[Study of properties of three-dimensional matrices manufactured by antisolvent 3D printing for reconstruction of extensive bone defects in dentistry and maxillofacial surgery]. / Issledovanie svoistv trekhmernykh matrits, izgotovlennykh metodom antisol'ventnoi 3D-pechati, dlya vosstanovleniya obshirnykh kostnykh defektov v stomatologii i chelyustno-litsevoi khirurgii.

OBJECTIVE: The aim of the study to study of physical, mechanical and biocompatible properties of the matrices manufactured by antisolvent 3D printing from the solutions of polylactide-co-glycolide in tetraglycol. MATERIAL AND METHODS: Three-dimensional scaffolds were made from a solution of polylactide-co-glycolide mixed with tetraglycol using antisolvent 3D printing. The elastic properties and the structure of the obtained matrices were studied. MTT-test and staining with PKH-26, Calcein-AM, DAPI with subsequent fluorescence microscopy were used to study biological properties. RESULTS: The three-dimensional scaffolds had good mechanical properties. Young's modulus value was 18±2 MPa, tensile strength was 0.43±0.05 MPa. The relative survival rate of cells after the first day was 99.58±2.28%, on the 14th day - 98.14±2.22%. The structure of the scaffold promoted cell adhesion and spreading on its surface. CONCLUSION: The polylactide-co-glycolide matrices produced by antisolvent printing have high porosity, biocompatibility and good mechanical properties. It is allowed to use them in the future as a basis for personalized constructions for the replacement of extensive bone defects of the maxillofacial region.

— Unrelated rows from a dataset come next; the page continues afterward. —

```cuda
template <int L>
__global__ void __launch_bounds__((kTW + 1) * 32, 1) mttkrp_tiled_root3(const TiledArgs a) {
  constexpr int G  = 32 / L;
  constexpr int NG = kTW * G;

  extern __shared__ __align__(128) unsigned char smem[];
  unsigned char * tiles = smem;
  double *   accs = reinterpret_cast<double *>(smem + 2 * a.tile_bytes);
  SpRec *    ring = reinterpret_cast<SpRec *>(accs + static_cast<size_t>(a.acc_rows) * kSlab);
  uint64_t * bars = reinterpret_cast<uint64_t *>(ring + kTW * 2 * kTRS);
  uint64_t * tile_full  = bars;
  uint64_t * tile_empty = bars + 2;
  uint64_t * rec_full   = bars + 4;

  const int      warp  = threadIdx.x >> 5;
  const int      lane  = threadIdx.x & 31;
  const uint32_t pitch = static_cast<uint32_t>(a.ldm) * 8u;
  const uint32_t NT    = a.ntiles;
  const uint32_t NS    = static_cast<uint32_t>(a.col_end - a.col0 + kSlab - 1) / kSlab;
  const uint32_t * so  = a.seg_off + static_cast<size_t>(blockIdx.x) * NT;
  const uint32_t r_lo  = a.rroot[2 * blockIdx.x];
  const uint32_t nrows = (a.rroot[2 * blockIdx.x + 1] >= r_lo) ? a.rroot[2 * blockIdx.x + 1] - r_lo + 1 : 0u;

  for (uint32_t i = threadIdx.x; i < nrows * (kSlab / 2); i += blockDim.x)
    reinterpret_cast<double2 *>(accs)[i] = make_double2(0.0, 0.0);
  if (threadIdx.x == 0) {
    for (int b = 0; b < 2; ++b) { mbar_init(&tile_full[b], 1); mbar_init(&tile_empty[b], kTW); }
    for (int w = 0; w < kTW * 2; ++w) mbar_init(&rec_full[w], 1);
    asm volatile("fence.mbarrier_init.release.cluster;" ::: "memory");
    asm volatile("fence.proxy.async.shared::cta;" ::: "memory");
  }
  __syncthreads();

  auto tile_rows_of = [&](uint32_t t) {
    const uint32_t first = t * a.tile_rows;
    return min(a.tile_rows, a.leaf_rows - first);
  };

  if (warp == kTW) {
    for (uint32_t gt = 0; gt < NS * NT; ++gt) {
      const uint32_t t = gt % NT, b = gt & 1u;
      if (gt >= 2) mbar_wait(&tile_empty[b], ((gt - 2) >> 1) & 1u);
      const uint32_t rows = tile_rows_of(t);
      unsigned char * dst = tiles + b * a.tile_bytes;
      if (a.whole) {
        if (lane == 0) {
          const uint32_t bytes = rows * pitch;
          mbar_arrive_expect_tx(&tile_full[b], bytes);
          const char * src = reinterpret_cast<const char *>(a.leaf) +
                             static_cast<size_t>(t) * a.tile_rows * pitch;
          for (uint32_t off = 0; off < bytes; off += 32768u)
            tma_bulk_g2s(dst + off, src + off, min(32768u, bytes - off), &tile_full[b]);
        }
      } else {
        const int      sc0 = a.col0 + static_cast<int>(gt / NT) * kSlab;
        const uint32_t sb  = static_cast<uint32_t>(min(kSlab, a.col_end - sc0)) * 8u;
        if (lane == 0) mbar_arrive_expect_tx(&tile_full[b], rows * sb);
        __syncwarp();
        const double * src = a.leaf + static_cast<size_t>(t) * a.tile_rows * a.ldm + sc0;
        for (uint32_t i = lane; i < rows; i += 32)
          tma_bulk_g2s(dst + i * a.tpitch, src + static_cast<size_t>(i) * a.ldm, sb, &tile_full[b]);
      }
    }
    return;
  }

  const int  grp    = lane / L;
  const int  gl     = lane % L;
  const bool leader = (gl == 0);
  SpRec *    myring = ring + warp * 2 * kTRS;
  uint64_t * mybars = rec_full + warp * 2;

  auto part = [&](uint32_t t, uint32_t g0, uint32_t g1, uint32_t & lo, uint32_t & hi) {
    const uint32_t s0 = so[t], len = so[t + 1] - s0;
    lo = s0 + static_cast<uint32_t>(static_cast<unsigned long long>(g0) * len / NG);
    hi = s0 + static_cast<uint32_t>(static_cast<unsigned long long>(g1) * len / NG);
  };

  uint32_t it = 0, ioff = 0, ij = 0;
  auto issue_next = [&]() {
    if (it >= NS * NT) return;
    uint32_t ws, we;
    part(it % NT, warp * G, (warp + 1) * G, ws, we);
    const uint32_t rs  = ws + ioff;
    const uint32_t cnt = (rs < we) ? min(static_cast<uint32_t>(kTRS), we - rs) : 0u;
    if (lane == 0) {
      uint64_t * bar = &mybars[ij & 1u];
      if (cnt) {
        asm volatile("fence.proxy.async.shared::cta;" ::: "memory");
        mbar_arrive_expect_tx(bar, cnt * 16u);
        tma_bulk_g2s(myring + (ij & 1u) * kTRS, a.rec + rs, cnt * 16u, bar);
      } else {
        mbar_arrive(bar);
      }
    }
    ++ij;
    ioff += kTRS;
    if (ws + ioff >= we) { ++it; ioff = 0; }
  };
  issue_next();
  issue_next();

  const double2 zero2 = make_double2(0.0, 0.0);
  double2 acc1 = zero2, acc0 = zero2;
  uint32_t j = 0;

  for (uint32_t s = 0; s < NS; ++s) {
    const int    sc0  = a.col0 + static_cast<int>(s) * kSlab;
    const int    sw   = min(kSlab, a.col_end - sc0);
    const bool   act  = (2 * gl) < sw;
    const int    c2   = act ? 2 * gl : 0;
    const char * pbase = reinterpret_cast<const char *>(a.parent + sc0 + c2);
    const uint32_t tcol = static_cast<uint32_t>((a.whole ? sc0 : 0) + c2) * 8u;
    double *     abase = accs + c2;
    auto flush = [&](uint32_t n) {
      double * p = abase + static_cast<size_t>(__ldg(&a.rootid[n]) - r_lo) * kSlab;
      atomicAdd(p, acc0.x);
      atomicAdd(p + 1, acc0.y);
      acc0 = zero2;
    };

    for (uint32_t t = 0; t < NT; ++t) {
      const uint32_t gt = s * NT + t;
      mbar_wait(&tile_full[gt & 1u], (gt >> 1) & 1u);
      const unsigned char * tile = tiles + (gt & 1u) * a.tile_bytes + tcol;
      const uint32_t kbase = t * a.tile_rows;
      uint32_t ws, we, gs, ge;
      part(t, warp * G, (warp + 1) * G, ws, we);
      part(t, warp * G + grp, warp * G + grp + 1, gs, ge);
      const uint32_t nr = (we > ws) ? (we - ws + kTRS - 1) / kTRS : 1u;
      for (uint32_t i = 0; i < nr; ++i, ++j) {
        mbar_wait(&mybars[j & 1u], (j >> 1) & 1u);
        SpRec *        buf = myring + (j & 1u) * kTRS;
        const uint32_t rs  = ws + i * kTRS;
        const uint32_t re  = min(we, rs + kTRS);
        const uint32_t lo  = max(gs, rs), hi = min(ge, re);
        if (leader && hi > lo && hi == ge)
          buf[hi - 1 - rs].aux = (buf[hi - 1 - rs].aux & SPB200_IDX_MASK) | (2u << SPB200_IDX_BITS);
        __syncwarp();
        if (act && hi > lo) {
          uint32_t n = lo;
          for (; n + kTB <= hi; n += kTB) {
            uint4   q[kTB];
            double2 b[kTB], r[kTB];
            uint32_t any = 0;
#pragma unroll
            for (int u = 0; u < kTB; ++u) {
              q[u] = *reinterpret_cast<const uint4 *>(&buf[n + u - rs]);
              any |= q[u].w;
            }
#pragma unroll
            for (int u = 0; u < kTB; ++u)
              if (q[u].w >> SPB200_IDX_BITS) r[u] = ld_row_na(pbase, q[u].w & SPB200_IDX_MASK, pitch);
#pragma unroll
            for (int u = 0; u < kTB; ++u)
              b[u] = *reinterpret_cast<const double2 *>(tile + static_cast<size_t>(q[u].z - kbase) * a.tpitch);
            if ((any >> (SPB200_IDX_BITS + 1)) == 0) {
#pragma unroll
              for (int u = 0; u < kTB; ++u) {
                const double v = __hiloint2double(static_cast<int>(q[u].y), static_cast<int>(q[u].x));
                acc1           = fma2(v, b[u], acc1);
                if (q[u].w >> SPB200_IDX_BITS) { acc0 = fma2(acc1, r[u], acc0); acc1 = zero2; }
              }
            } else {
#pragma unroll
              for (int u = 0; u < kTB; ++u) {
                const double   v = __hiloint2double(static_cast<int>(q[u].y), static_cast<int>(q[u].x));
                const uint32_t c = q[u].w >> SPB200_IDX_BITS;
                acc1             = fma2(v, b[u], acc1);
                if (c) {
                  acc0 = fma2(acc1, r[u], acc0);
                  acc1 = zero2;
                  if (c >= 2) flush(n + u);
                }
              }
            }
          }
          for (; n < hi; ++n) {
            const uint4    q = *reinterpret_cast<const uint4 *>(&buf[n - rs]);
            const double   v = __hiloint2double(static_cast<int>(q.y), static_cast<int>(q.x));
            const uint32_t c = q.w >> SPB200_IDX_BITS;
            const double2  b = *reinterpret_cast<const double2 *>(tile + static_cast<size_t>(q.z - kbase) * a.tpitch);
            acc1             = fma2(v, b, acc1);
            if (c) {
              acc0 = fma2(acc1, ld_row_na(pbase, q.w & SPB200_IDX_MASK, pitch), acc0);
              acc1 = zero2;
              if (c >= 2) flush(n);
            }
          }
        }
        __syncwarp();
        issue_next();
      }
      __syncwarp();
      if (lane == 0) mbar_arrive(&tile_empty[gt & 1u]);
    }

    consumers_sync();
    const uint32_t pairs = static_cast<uint32_t>(sw) / 2u;
    for (uint32_t i = threadIdx.x; i < nrows * pairs; i += kTW * 32) {
      const uint32_t row = i / pairs, c = 2u * (i % pairs);
      double2 *      src = reinterpret_cast<double2 *>(accs + static_cast<size_t>(row) * kSlab + c);
      const double2  v   = *src;
      *src = zero2;
      double * dst = a.out + static_cast<size_t>(r_lo + row) * a.ldm + sc0 + c;
      if (row == 0 || row + 1 == nrows) {
        atomicAdd(dst, v.x);
        atomicAdd(dst + 1, v.y);
      } else {
        *reinterpret_cast<double2 *>(dst) = v;
      }
    }
    consumers_sync();
  }
}

}

static size_t tiled_smem_bytes(uint32_t tile_rows, uint32_t acc_rows) {
  using namespace spb200;
  return (2 * (size_t)tile_rows + acc_rows) * kSlab * 8 + sizeof(SpRec) * kTW * 2 * kTRS +
         sizeof(uint64_t) * (4 + 2 * kTW) + 128;
}

uint32_t spb200_tiled_rows_for(uint32_t acc_rows) {
  const size_t fixed = tiled_smem_bytes(0, acc_rows);
  if (fixed >= 227 * 1024) return 0;
  return (uint32_t)((227 * 1024 - fixed) / 2 / (spb200::kSlab * 8));
}

bool spb200_tiled_applicable(const FiberStream & s, int kind) {
  return s.nmodes == 3 && kind == SPB200_KIND_ROOT && s.seg_off && s.rootid && s.rroot &&
         s.ntiles > 0 && tiled_smem_bytes(s.ktile_rows, s.acc_rows) <= 227 * 1024;
}

int spb200_launch_tiled_root3(const FiberStream & s, int ldm, int col_begin, int col_end,
                              const double * leaf, const double * parent, double * d_out,
                              cudaStream_t stream) {
  using namespace spb200;
  TiledArgs a;
  a.rec = s.rec; a.rootid = s.rootid; a.seg_off = s.seg_off; a.rroot = s.rroot;
  a.leaf = leaf; a.parent = parent; a.out = d_out;
  a.ntiles = s.ntiles; a.tile_rows = s.ktile_rows; a.leaf_rows = (uint32_t)s.leaf_rows;
  a.acc_rows = s.acc_rows;
  a.ldm = ldm; a.col0 = col_begin; a.col_end = col_end;
  a.whole = (col_end - col_begin <= kSlab && ldm <= kSlab) ? 1 : 0;
  a.tile_bytes = s.ktile_rows * kSlab * 8u;
  a.tpitch = a.whole ? (uint32_t)ldm * 8u : kSlab * 8u;
  const size_t smem = tiled_smem_bytes(s.ktile_rows, s.acc_rows);
  const int threads = (kTW + 1) * 32;
  const unsigned grid = s.kranges;
#define SPB200_TILED_LAUNCH(LL)                                                                   \
  do {                                                                                            \
    static bool set[64] = {false};                      \
    int dev_ = 0;                                                                                 \
    SPB200_CUDA_OK(cudaGetDevice(&dev_));                                                         \
    if (dev_ < 0 || dev_ >= 64 || !set[dev_]) {                                                   \
      SPB200_CUDA_OK(cudaFuncSetAttribute(mttkrp_tiled_root3<LL>,                                 \
                                          cudaFuncAttributeMaxDynamicSharedMemorySize, 227 * 1024)); \
      if (dev_ >= 0 && dev_ < 64) set[dev_] = true;                                               \
    }                                                                                             \
    mttkrp_tiled_root3<LL><<<grid, threads, smem, stream>>>(a);                                   \
  } while (0)
  const int width = col_end - col_begin;
  if (width <= 8) SPB200_TILED_LAUNCH(4);
  else if (width <= 16) SPB200_TILED_LAUNCH(8);
  else SPB200_TILED_LAUNCH(16);
#undef SPB200_TILED_LAUNCH
  spb200_count_launches(1);
  SPB200_CUDA_OK(cudaGetLastError());
  return SPLATT_SUCCESS;
}
```

Before: 604.4 billion.

## Remove dedicated producer warp; last-finishing consumer warp issues next tile load

```diff
diff --git a/splatt_b200/csrc/mttkrp_tiled.cu b/splatt_b200/csrc/mttkrp_tiled.cu
--- a/splatt_b200/csrc/mttkrp_tiled.cu
+++ b/splatt_b200/csrc/mttkrp_tiled.cu
@@ -27,12 +27,14 @@
   while (!mbar_try_wait(bar, parity)) {}
 }
 
-__device__ __forceinline__ void consumers_sync() {
-  asm volatile("bar.sync 1, %0;" ::"n"(kTW * 32) : "memory");
+__device__ __forceinline__ double2 lds_f64x2(uint32_t addr) {
+  double2 r;
+  asm volatile("ld.shared.v2.f64 {%0, %1}, [%2];" : "=d"(r.x), "=d"(r.y) : "r"(addr));
+  return r;
 }
 
 template <int L>
-__global__ void __launch_bounds__((kTW + 1) * 32, 1) mttkrp_tiled_root3(const TiledArgs a) {
+__global__ void __launch_bounds__(kTW * 32, 1) mttkrp_tiled_root3(const TiledArgs a) {
   constexpr int G  = 32 / L;
   constexpr int NG = kTW * G;
 
@@ -41,9 +43,9 @@
   double *   accs = reinterpret_cast<double *>(smem + 2 * a.tile_bytes);
   SpRec *    ring = reinterpret_cast<SpRec *>(accs + static_cast<size_t>(a.acc_rows) * kSlab);
   uint64_t * bars = reinterpret_cast<uint64_t *>(ring + kTW * 2 * kTRS);
-  uint64_t * tile_full  = bars;
-  uint64_t * tile_empty = bars + 2;
-  uint64_t * rec_full   = bars + 4;
+  uint64_t * tile_full = bars;
+  uint32_t * tile_left = reinterpret_cast<uint32_t *>(bars + 2);
+  uint64_t * rec_full  = bars + 4;
 
   const int      warp  = threadIdx.x >> 5;
   const int      lane  = threadIdx.x & 31;
@@ -52,49 +54,48 @@
   const uint32_t NS    = static_cast<uint32_t>(a.col_end - a.col0 + kSlab - 1) / kSlab;
   const uint32_t * so  = a.seg_off + static_cast<size_t>(blockIdx.x) * NT;
   const uint32_t r_lo  = a.rroot[2 * blockIdx.x];
-  const uint32_t nrows = (a.rroot[2 * blockIdx.x + 1] >= r_lo) ? a.rroot[2 * blockIdx.x + 1] - r_lo + 1 : 0u;
-
-  for (uint32_t i = threadIdx.x; i < nrows * (kSlab / 2); i += blockDim.x)
+  auto range_rows = [&]() {
+    const uint32_t r_hi = __ldg(&a.rroot[2 * blockIdx.x + 1]);
+    return (r_hi >= r_lo) ? r_hi - r_lo + 1 : 0u;
+  };
+
+  for (uint32_t i = threadIdx.x, nrows = range_rows(); i < nrows * (kSlab / 2); i += blockDim.x)
     reinterpret_cast<double2 *>(accs)[i] = make_double2(0.0, 0.0);
   if (threadIdx.x == 0) {
-    for (int b = 0; b < 2; ++b) { mbar_init(&tile_full[b], 1); mbar_init(&tile_empty[b], kTW); }
+    for (int b = 0; b < 2; ++b) { mbar_init(&tile_full[b], 1); tile_left[b] = 0; }
     for (int w = 0; w < kTW * 2; ++w) mbar_init(&rec_full[w], 1);
     asm volatile("fence.mbarrier_init.release.cluster;" ::: "memory");
     asm volatile("fence.proxy.async.shared::cta;" ::: "memory");
   }
   __syncthreads();
 
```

[Development of osteoplastic gene-activated 3D matrices based on adenoviral vectors]. / Razrabotka osteoplasticheskikh gen-aktivirovannykh 3D-matriksov na osnove adenovirusnykh vektorov.

Gene therapy is one of the most promising approaches in regenerative medicine for the restoration of extensive bone defects in dentistry and maxillofacial surgery. Matrices obtained using three-dimensional printing from bioresorbable polymers, impregnated with adenoviral constructs with genes for osteoinductive factors, can ensure safe and effective formation of bone tissue. OBJECTIVE: To study the properties of three-dimensional matrices based on polylactic-co-glycolic acid and adenoviral constructs with the GFP gene in vitro. MATERIALS AND METHODS: The matrices were obtained by antisolvent three-dimensional printing. Transduction efficiency was assessed by fluorescence microscopy and flow cytometry. The cytocompatibility of the matrices was assessed by the MTT test and by staining cells with fluorescent dyes. RESULTS: Matrices based on polylactic-co-glycolic acid have high cytocompatibility on adipose tissue-derived mesenchymal stem cells. Impregnation of adenoviral vectors with the green fluorescent protein gene in 3D matrices ensures the release of viral particles within a week, maintaining their high transducing ability. CONCLUSION: The developed method for obtaining gene-activated matrices can serve as the basis for the creation of effective osteoplastic materials for bone regeneration.